From a currency perspective, the krona has also lagged its peers, and is 2019’s worst performer among G10 currencies as political uncertainty and slower global growth has kept the krona on the defensive. With the Riksbank rate hike now past, it may be difficult for the krona to gain any further traction going into the new year.
Topic of the Week
Budget Package Delivers the Presents Early
During the week of Dec. 16, Congress passed legislation to fund the federal government through FY 2020 and avoid a repeat of last year’s government shutdown. Since the fiscal year began on Oct. 1, the government had been operating under a series of continuing resolutions. Policymakers agreed on top-line spending levels back in July, but since then had been struggling to pass legislation that appropriates the money to the various government agencies and programs. The December budget package appropriates the money and formally authorizes the government to spend the full amount agreed to over the summer. As we wrote in July, the spending increase in FY 2020 is much smaller than what was seen in FY 2018/2019, and as such the incremental impact on real GDP growth is likely to be smaller. We expect federal government consumption and investment to add roughly 0.1-0.2 percentage points to headline GDP growth over the next few quarters (top chart).

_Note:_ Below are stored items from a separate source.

+    const u32 lane = threadIdx.x & 63u, wave = threadIdx.x >> 6;
+    u32 off0[F3DG_BIN_ITEMS];
+#pragma unroll
+    for (int i = 0; i < F3DG_BIN_ITEMS; i++) {
+        const u32 k = k0 + i * F3DG_BLOCK;
+        const u32 cnt = k < (u32)P ? rect_area(rx[vb + k], bc.ry[vb + k]) : 0u;
+        u32 s = cnt;
+#pragma unroll
+        for (int off = 1; off < 64; off <<= 1) {
+            const u32 t = __shfl_up(s, off, 64);
+            if (lane >= (u32)off) s += t;
+        }
+        if (lane == 63u) rtot[i][wave] = s;
+        off0[i] = s - cnt;
+    }
+    __syncthreads();
+    u32 n = 0;
+#pragma unroll
+    for (int i = 0; i < F3DG_BIN_ITEMS; i++)
+#pragma unroll
+        for (int w = 0; w < F3DG_BLOCK / 64; w++) {
+            const u32 t = rtot[i][w];
+            if ((u32)w < wave) off0[i] += t;
+#pragma unroll
+            for (int i2 = i + 1; i2 < F3DG_BIN_ITEMS; i2++) off0[i2] += t;
+            n += t;
+        }
+    if (n == 0u) return;
+    const u32 nwin = (n + F3DG_SORT_CHUNK - 1) / F3DG_SORT_CHUNK, win = (n + nwin - 1) / nwin;
+    const u32 view_base = bc.view << tile_bits;
+    u32 gpos = offsets[((size_t)bc.view * 256u + threadIdx.x) * cpv + bc.chunk];
+    for (u32 wb = 0; wb < n; wb += win) {
+        const u32 in_win = n - wb < win ? n - wb : win;
+        u32 kw = k0;
+        asm volatile("" : "+v"(kw));
+#pragma unroll
+        for (int i = 0; i < F3DG_BIN_ITEMS; i++) {
+            const u32 k = kw + i * F3DG_BLOCK;
+            if (k >= (u32)P || off0[i] >= wb + in_win) continue;
+            const u32 x = rx[vb + k], y = bc.ry[vb + k];
+            const u32 end = off0[i] + rect_area(x, y);
+            const u32 lo = off0[i] > wb ? off0[i] : wb;
+            const u32 hi = end < wb + in_win ? end : wb + in_win;
+            if (lo < hi) {
+                const u32 g = bc.perm[vb + k];
+                const u32 at = off0[i] - wb;
+                rect_instances(x, y, grid_x, lo - off0[i], hi - off0[i], [&](u32 j, u32 tile, u32 qmask) {
+                    skey[at + j] = (G)(view_base | tile);
+                    sh.sval[at + j] = g | (qmask << F3DG_ID_BITS);
+                });
             }
         }
-        __syncthreads();
-        const u32 in_win = n - wb < (u32)F3DG_DUP_CAP ? n - wb : (u32)F3DG_DUP_CAP;
-        for (u32 i = threadIdx.x; i < in_win; i += F3DG_BLOCK) {
-            kgrp[base + wb + i] = sk[i];
-            vals[base + wb + i] = sv[i];
-        }
+        scatter_block<G, ShiftDigit>(in_win,
+            [&](u32 j, bool valid, u32& key, u32& val) { key = valid ? (u32)skey[j] : 0u; val = valid ? sh.sval[j] : 0u; },
+            [&](u32, u32 tot) { const u32 p = gpos; gpos += tot; return p; },
+            kgrp_out, vals_out, digit, sh, skey);
         __syncthreads();
     }
 }
@@ -693,7 +757,6 @@
     u32* gv[2] = { reinterpret_cast<u32*>(ws + L.gsort) + 2 * VP, reinterpret_cast<u32*>(ws + L.gsort) + 3 * VP };
     G* kgrp[2] = { reinterpret_cast<G*>(ws + L.keys[0]), reinterpret_cast<G*>(ws + L.keys[1]) };
     u32* vals[2] = { reinterpret_cast<u32*>(ws + L.vals[0]), reinterpret_cast<u32*>(ws + L.vals[1]) };
-    const dim3 pgrid((P + F3DG_BLOCK - 1) / F3DG_BLOCK, V);
 
     const u32 cps = (u32)((P + F3DG_SORT_CHUNK - 1) / F3DG_SORT_CHUNK);
     const u32 gblocks = (u32)V * cps;
@@ -715,47 +778,44 @@
     F3DG_GSORT_PASS(2, 0, 1);
     F3DG_GSORT_PASS(3, 1, 0);
 #undef F3DG_GSORT_PASS
-    u32* offsets_sorted = gk[1];
     u32* rx = gk[0];
 
-    F3DG_KLAUNCH(gsort_gather_rects_kernel, dim3((unsigned)V * (unsigned)((P + 4 * F3DG_BLOCK - 1) / (4 * F3DG_BLOCK))), dim3(F3DG_BLOCK), 0, s, P, gv[0], gv[1], minmax,
-                           reinterpret_cast<const uint2*>(ws + L.rects), offsets_sorted, rx);
-    rc = f3dg_launch_scan_inclusive(s, offsets_sorted, offsets_sorted, (unsigned long long)VP, scan_tmp, L.scan_tmp_elems, 0, hdr);
+    const int passes = f3dg_sort_passes(V, T);
+    const int split = passes == 2 ? (tile_bits + 1) / 2 : 8;
+    const u32 cpv = (u32)((P + F3DG_BIN_CHUNK - 1) / F3DG_BIN_CHUNK);
+    const ShiftDigit digit0{0, passes == 2 ? (1u << split) - 1u : 255u};
+    const int dst = passes == 2 ? 1 : 0;
+    F3DG_KLAUNCH(bin_gather_count_kernel, dim3((u32)V * cpv), dim3(F3DG_BLOCK), 0, s, P, cpv, tile_bits, (u32)grid_x, digit0, gv[0], gv[1], minmax,
+                       reinterpret_cast<const uint2*>(ws + L.rects), rx, hist);
+    rc = f3dg_launch_scan_inclusive(s, hist, hist, 256ull * V * cpv, scan_tmp, L.scan_tmp_elems, 1, hdr);
     if (rc != F3DG_OK) return rc;
-    const int passes = f3dg_sort_passes(V, T);
-    int src = passes & 1;
-    F3DG_KLAUNCH((duplicate_sorted_kernel<G>), pgrid, dim3(F3DG_BLOCK), 0, s, P, tile_bits, grid_x, gv[0], gv[1], minmax, rx, offsets_sorted, hdr,
-                       kgrp[src], vals[src]);
-
-    if (passes > 0) {
-        SegTable st;
-        u32* segtab = reinterpret_cast<u32*>(ws + L.segtab);
+    SegTable st;
+    u32* segtab = reinterpret_cast<u32*>(ws + L.segtab);
+    if (passes == 2) {
         const u32 xstride = (u32)V / 8u + 2u;
         st.vstart = segtab; st.bglob = segtab + (V + 1); st.xprefix = segtab + 2 * (V + 1); st.xstride = xstride; st.V = (u32)V;
-        F3DG_KLAUNCH(view_segments_kernel, dim3(1), dim3(512), 0, s, V, P, offsets_sorted, hdr, segtab, segtab + (V + 1),
-                           segtab + 2 * (V + 1), xstride);
+        F3DG_KLAUNCH(view_segments_kernel, dim3(1), dim3(512), 0, s, V, cpv, hist, hdr, segtab, segtab + (V + 1), segtab + 2 * (V + 1), xstride);
+    }
+    F3DG_KLAUNCH((bin_scatter_kernel<G>), dim3((u32)V * cpv), dim3(F3DG_BLOCK), 0, s, P, cpv, tile_bits, (u32)grid_x, digit0, gv[0], gv[1], minmax, rx,
+                       hist, hdr, passes == 2 ? kgrp[dst] : (G*)nullptr, vals[dst]);
+    if (passes < 2) {
+        const u32 nseg = (u32)V * (u32)T;
+        F3DG_KLAUNCH(ranges_from_offsets_kernel, dim3((nseg + F3DG_BLOCK - 1) / F3DG_BLOCK), dim3(F3DG_BLOCK), 0, s, (u32)V, (u32)T, tile_bits,
+                           cpv, hist, hdr, reinterpret_cast<uint2*>(ws + L.ranges));
+        F3DG_HIP_CHECK(hipGetLastError());
+        return F3DG_OK;
+    }
+
+    {
         const size_t nbmax = (size_t)L.sort_blocks + (size_t)V;
         const u32 per_xcd = (u32)((nbmax + 7) / 8 < 160 ? (nbmax + 7) / 8 : 160);
         const u32 per_xcd_h = (u32)((nbmax + 7) / 8 < 512 ? (nbmax + 7) / 8 : 512);
-        const int split = passes == 2 ? (tile_bits + 1) / 2 : 8;
-        for (int p = 0; p < passes; p++) {
-            const int shift = split * p;
-            const u32 mask = passes == 2 ? (1u << (p == 0 ? split : tile_bits - split)) - 1u : 255u;
-            F3DG_HIP_CHECK(hipMemsetAsync(hist, 0, sizeof(u32) * 256 * nbmax, s));
-            F3DG_KLAUNCH((radix2_hist_var_kernel<G>), dim3(8 * per_xcd_h), dim3(F3DG_BLOCK), 0, s, kgrp[src], st, shift, mask, hist);
-            rc = f3dg_launch_scan_inclusive(s, hist, hist, (unsigned long long)256 * nbmax, scan_tmp, L.scan_tmp_elems, 1, nullptr);
-            if (rc != F3DG_OK) return rc;
-            F3DG_KLAUNCH((radix2_scatter_var_kernel<G>), dim3(8 * per_xcd), dim3(F3DG_BLOCK), 0, s, kgrp[src], vals[src],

The spending package went well beyond just appropriating the top-line spending levels. Perhaps most relevant to the macro outlook was the permanent repeal of three key Affordable Care Act (ACA) taxes: an excise tax on medical devices, an excise tax on high cost employer-sponsored health insurance (often referred to as the “Cadillac Tax”) and an annual fee imposed on health insurance providers. All three of these taxes were originally passed as part of the ACA, but in the ensuing years their implementation was repeatedly delayed. This legislation permanently repeals them, to the tune of $373 billion in lost revenues over the next decade (bottom chart).
Since these taxes are not currently in effect, however, it is important to remember that this “lost” revenue is only lost relative to current law, and not current policy. Thus, the near term macro impact from this repeal on the federal budget deficit and the $21 trillion U.S. economy is likely to be negligible. Longer-term federal budget deficit projections, however, will now likely look even bigger than previously projected.